Excitation of Skeletal Muscle: Neuromuscular Transmission and Excitation-Contraction Coupling

  • Skeletal muscle fibers are innervated by large myelinated nerve fibers originating from motoneurons in the spinal cord.
  • Each nerve fiber branches, typically stimulating 3-hundreds of muscle fibers
  • Each nerve ending forms a neuromuscular junction with the muscle fiber near its midpoint.
  • Two percent of muscle fibers have more than one junction.
  • The neuromuscular junction is also called the motor end plate.

Physiology of the Neuromuscular Junction

  • Nerve terminals invaginate into the muscle fiber surface, but remain outside the plasma membrane.
  • The motor end plate is insulated by Schwann cells.
  • The invaginated muscle membrane is called the synaptic gutter or synaptic trough.
  • The space between the terminal and fiber membrane is the synaptic space/cleft (20-30 nanometers).
  • Subneural clefts in the gutter increase surface area for transmitter action.
  • Mitochondria in the axon terminal supply ATP for acetylcholine synthesis.
  • Acetylcholine is rapidly absorbed into synaptic vesicles.
  • Acetylcholinesterase in the synaptic space destroys acetylcholine.

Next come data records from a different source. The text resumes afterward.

__global__ void __launch_bounds__(256, 6) stereo_match_kernel(const __grid_constant__ Geometry g, StereoView Lv, StereoView Rv,
                                                           const int* __restrict__ pair_idx, float bf, float b,
                                                           float* __restrict__ u_right, float* __restrict__ depth,
                                                           int* __restrict__ sad, int out_stride,
                                                           const int* __restrict__ bin_start, const RightRec* __restrict__ recs,
                                                           int rec_stride) {
    const int pair = blockIdx.y;
    const int imL = pair_idx[2 * pair], imR = pair_idx[2 * pair + 1];
    const int lane = threadIdx.x & 31;
    const int iL = blockIdx.x * (blockDim.x >> 5) + (threadIdx.x >> 5);
    const int nL = Lv.nkp[imL], nR = Rv.nkp[imR];
    if (iL >= nL) return;
    const size_t o = (size_t)pair * out_stride + iL;
    const borb_keypoint* kL = Lv.kps + (size_t)imL * Lv.kp_image_stride;
    const borb_keypoint* kR = Rv.kps + (size_t)imR * Rv.kp_image_stride;
    const uint8_t* dL = Lv.desc + (size_t)imL * Lv.kp_image_stride * 32;
    const uint8_t* dR = Rv.desc + (size_t)imR * Rv.kp_image_stride * 32;

    float uR_out = -1.0f, depth_out = -1.0f;
    int sad_out = -1;

    const borb_keypoint kp = kL[iL];
    const int levelL = kp.octave;
    const float vL = kp.y, uL = kp.x;
    const float maxD = __fdiv_rn(bf, b);
    const float minU = __fsub_rn(uL, maxD), maxU = uL;
    const int row = (int)vL;
    const uint4 a0 = reinterpret_cast<const uint4*>(dL + (size_t)iL * 32)[0];
    const uint4 a1 = reinterpret_cast<const uint4*>(dL + (size_t)iL * 32)[1];
    unsigned best = ((unsigned)TH_HIGH << 16);
    if (!(maxU < 0) && row >= 0 && row < g.h) {
        const int nb = min((g.h >> SBIN_SHIFT) + 1, SBIN_MAX);
        const int bin = min(row >> SBIN_SHIFT, nb - 1);
        const int* bs = bin_start + (size_t)pair * (SBIN_MAX + 1);
        const int e0 = bs[bin], e1 = min(bs[bin + 1], rec_stride);
        const RightRec* rr = recs + (size_t)pair * rec_stride;
        for (int e = e0 + lane; e < e1; e += 32) {
            const RightRec rc = rr[e];
            const int minr = (int)(short)(rc.band & 0xFFFF), maxr = rc.band >> 16;
            if (row < minr || row > maxr) continue;
            if (rc.octave < levelL - 1 || rc.octave > levelL + 1) continue;
            if (rc.x >= minU && rc.x <= maxU) {
                const int dist = hamming256(a0, a1, reinterpret_cast<const uint4*>(dR + (size_t)rc.iR * 32));
                const unsigned key = ((unsigned)dist << 16) | (unsigned)rc.iR;
                best = min(best, key);
            }
        }
    }
#pragma unroll
    for (int off = 16; off > 0; off >>= 1) best = min(best, __shfl_xor_sync(0xFFFFFFFFu, best, off));
    const int bestDist = (int)(best >> 16);
    const int thOrbDist = (TH_HIGH + TH_LOW) / 2;
    if (bestDist < thOrbDist) {
        const int bestIdxR = (int)(best & 0xFFFFu);
        const float uR0 = kR[bestIdxR].x;
        const LevelGeom& LG = g.lv[levelL];
        const float sf = LG.inv_scale;
        const int scaleduL = (int)roundf(__fmul_rn(kp.x, sf));
        const int scaledvL = (int)roundf(__fmul_rn(kp.y, sf));
        const int scaleduR0 = (int)roundf(__fmul_rn(uR0, sf));
        const int w = 5, Lh = 5;
        const int iniu = scaleduR0 + Lh - w, endu = scaleduR0 + Lh + w + 1;
        const bool ok = !(iniu < 0 || endu >= LG.w) && scaleduR0 - Lh - w >= 0 && scaledvL - w >= 0 &&
                        scaledvL + w < LG.h && scaleduL - w >= 0 && scaleduL + w < LG.w;
        if (ok) {
            const uint8_t* IL = Lv.pyr + (size_t)imL * Lv.pyr_image_stride + LG.pyr_off;
            const uint8_t* IR = Rv.pyr + (size_t)imR * Rv.pyr_image_stride + LG.pyr_off;
            const int cL = IL[(size_t)scaledvL * LG.pitch + scaleduL];
            int il[4];
            int offs[4];
#pragma unroll
            for (int k = 0; k < 4; k++) {
                const int e = lane + 32 * k;
                if (e < 121) {
                    const int yy = e / 11, xx = e - yy * 11;
                    offs[k] = (scaledvL - w + yy) * LG.pitch + (xx - w);
                    il[k] = (int)IL[offs[k] + scaleduL] - cL;
                } else { offs[k] = -1; il[k] = 0; }
            }
            int bestD = 0x7FFFFFFF, bestinc = 0;
            int dists[11];
#pragma unroll
            for (int inc = -5; inc <= 5; inc++) {
                const int uc = scaleduR0 + inc;
                const int cR = IR[(size_t)scaledvL * LG.pitch + uc];
                int s = 0;
#pragma unroll
                for (int k = 0; k < 4; k++)
                    if (offs[k] >= 0) s += abs(il[k] - ((int)IR[offs[k] + uc] - cR));
#pragma unroll
                for (int off = 16; off > 0; off >>= 1) s += __shfl_xor_sync(0xFFFFFFFFu, s, off);
                dists[inc + 5] = s;
                if (s < bestD) { bestD = s; bestinc = inc; }
            }
            if (!(bestinc == -Lh || bestinc == Lh)) {
                float d1 = 0.f, d2 = 0.f, d3 = 0.f;
#pragma unroll
                for (int i = 1; i < 10; i++)
                    if (i == bestinc + 5) { d1 = (float)dists[i - 1]; d2 = (float)dists[i]; d3 = (float)dists[i + 1]; }
                const float num = __fsub_rn(d1, d3);
                const float den = __fmul_rn(2.0f, __fsub_rn(__fadd_rn(d1, d3), __fmul_rn(2.0f, d2)));
                const float deltaR = __fdiv_rn(num, den);
                if (!(deltaR < -1.f || deltaR > 1.f)) {
                    float bestuR = __fmul_rn(LG.scale, __fadd_rn(__fadd_rn((float)scaleduR0, (float)bestinc), deltaR));
                    float disparity = __fsub_rn(uL, bestuR);
                    if (disparity >= 0.f && disparity < maxD) {
                        if (disparity <= 0.f) {
                            disparity = 0.01f;
                            bestuR = (float)((double)uL - 0.01);
                        }
                        depth_out = __fdiv_rn(bf, disparity);
                        uR_out = bestuR;
                        sad_out = bestD;
                    }
                }
            }
        }
    }
    if (lane == 0) {
        u_right[o] = uR_out;
        depth[o] = depth_out;
        sad[o] = sad_out;
    }
}

__global__ void __launch_bounds__(256) stereo_median_kernel(StereoView Lv, const int* __restrict__ pair_idx,
                                                            float* __restrict__ u_right, float* __restrict__ depth,
                                                            const int* __restrict__ sad, int out_stride) {
    __shared__ int hist[256];
    __shared__ int sel[3];
    const int pair = blockIdx.x;
    const int nL = Lv.nkp[pair_idx[2 * pair]];
    const size_t o = (size_t)pair * out_stride;
    const int tid = threadIdx.x;
    hist[tid] = 0;
    __syncthreads();
    int cnt = 0;
    for (int i = tid; i < nL; i += 256) {
        const int d = sad[o + i];
        if (d >= 0) { atomicAdd(&hist[min(d >> 8, 255)], 1); cnt++; }
    }
    __shared__ int tot;
    if (tid == 0) tot = 0;
    __syncthreads();
    if (cnt) atomicAdd(&tot, cnt);
    __syncthreads();
    const int n = tot;
    if (n == 0) return;
    const int kth = n / 2;
    if (tid == 0) {
        int acc = 0, bin = 0;
        for (; bin < 256; bin++) { if (acc + hist[bin] > kth) break; acc += hist[bin]; }
        sel[0] = bin; sel[1] = kth - acc;
    }
    __syncthreads();
    const int hiBin = sel[0], rem = sel[1];
    __syncthreads();
    hist[tid] = 0;
    __syncthreads();
    for (int i = tid; i < nL; i += 256) {
        const int d = sad[o + i];
        if (d >= 0 && min(d >> 8, 255) == hiBin) atomicAdd(&hist[d & 255], 1);
    }
    __syncthreads();
    if (tid == 0) {
        int acc = 0, bin = 0;
        for (; bin < 256; bin++) { if (acc + hist[bin] > rem) break; acc += hist[bin]; }
        sel[2] = (hiBin << 8) | bin;
    }
    __syncthreads();
    const float median = (float)sel[2];
    const float thDist = __fmul_rn(1.5f * 1.4f, median);
    for (int i = tid; i < nL; i += 256) {
        const int d = sad[o + i];
        if (d >= 0 && !((float)d < thDist)) { u_right[o + i] = -1.0f; depth[o + i] = -1.0f; }
    }
}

Secretion of Acetylcholine

  • Nerve impulses trigger the release of about 125 acetylcholine vesicles into the synaptic space.
  • Voltage-gated calcium channels open upon action potential arrival.
  • Calcium ions diffuse from the space, attracting acetylcholine vesicles to the neural membrane.
  • Vesicles fuse with the membrane and release acetylcholine via exocytosis.
  • Calcium ion entry is the key stimulus for acetylcholine release.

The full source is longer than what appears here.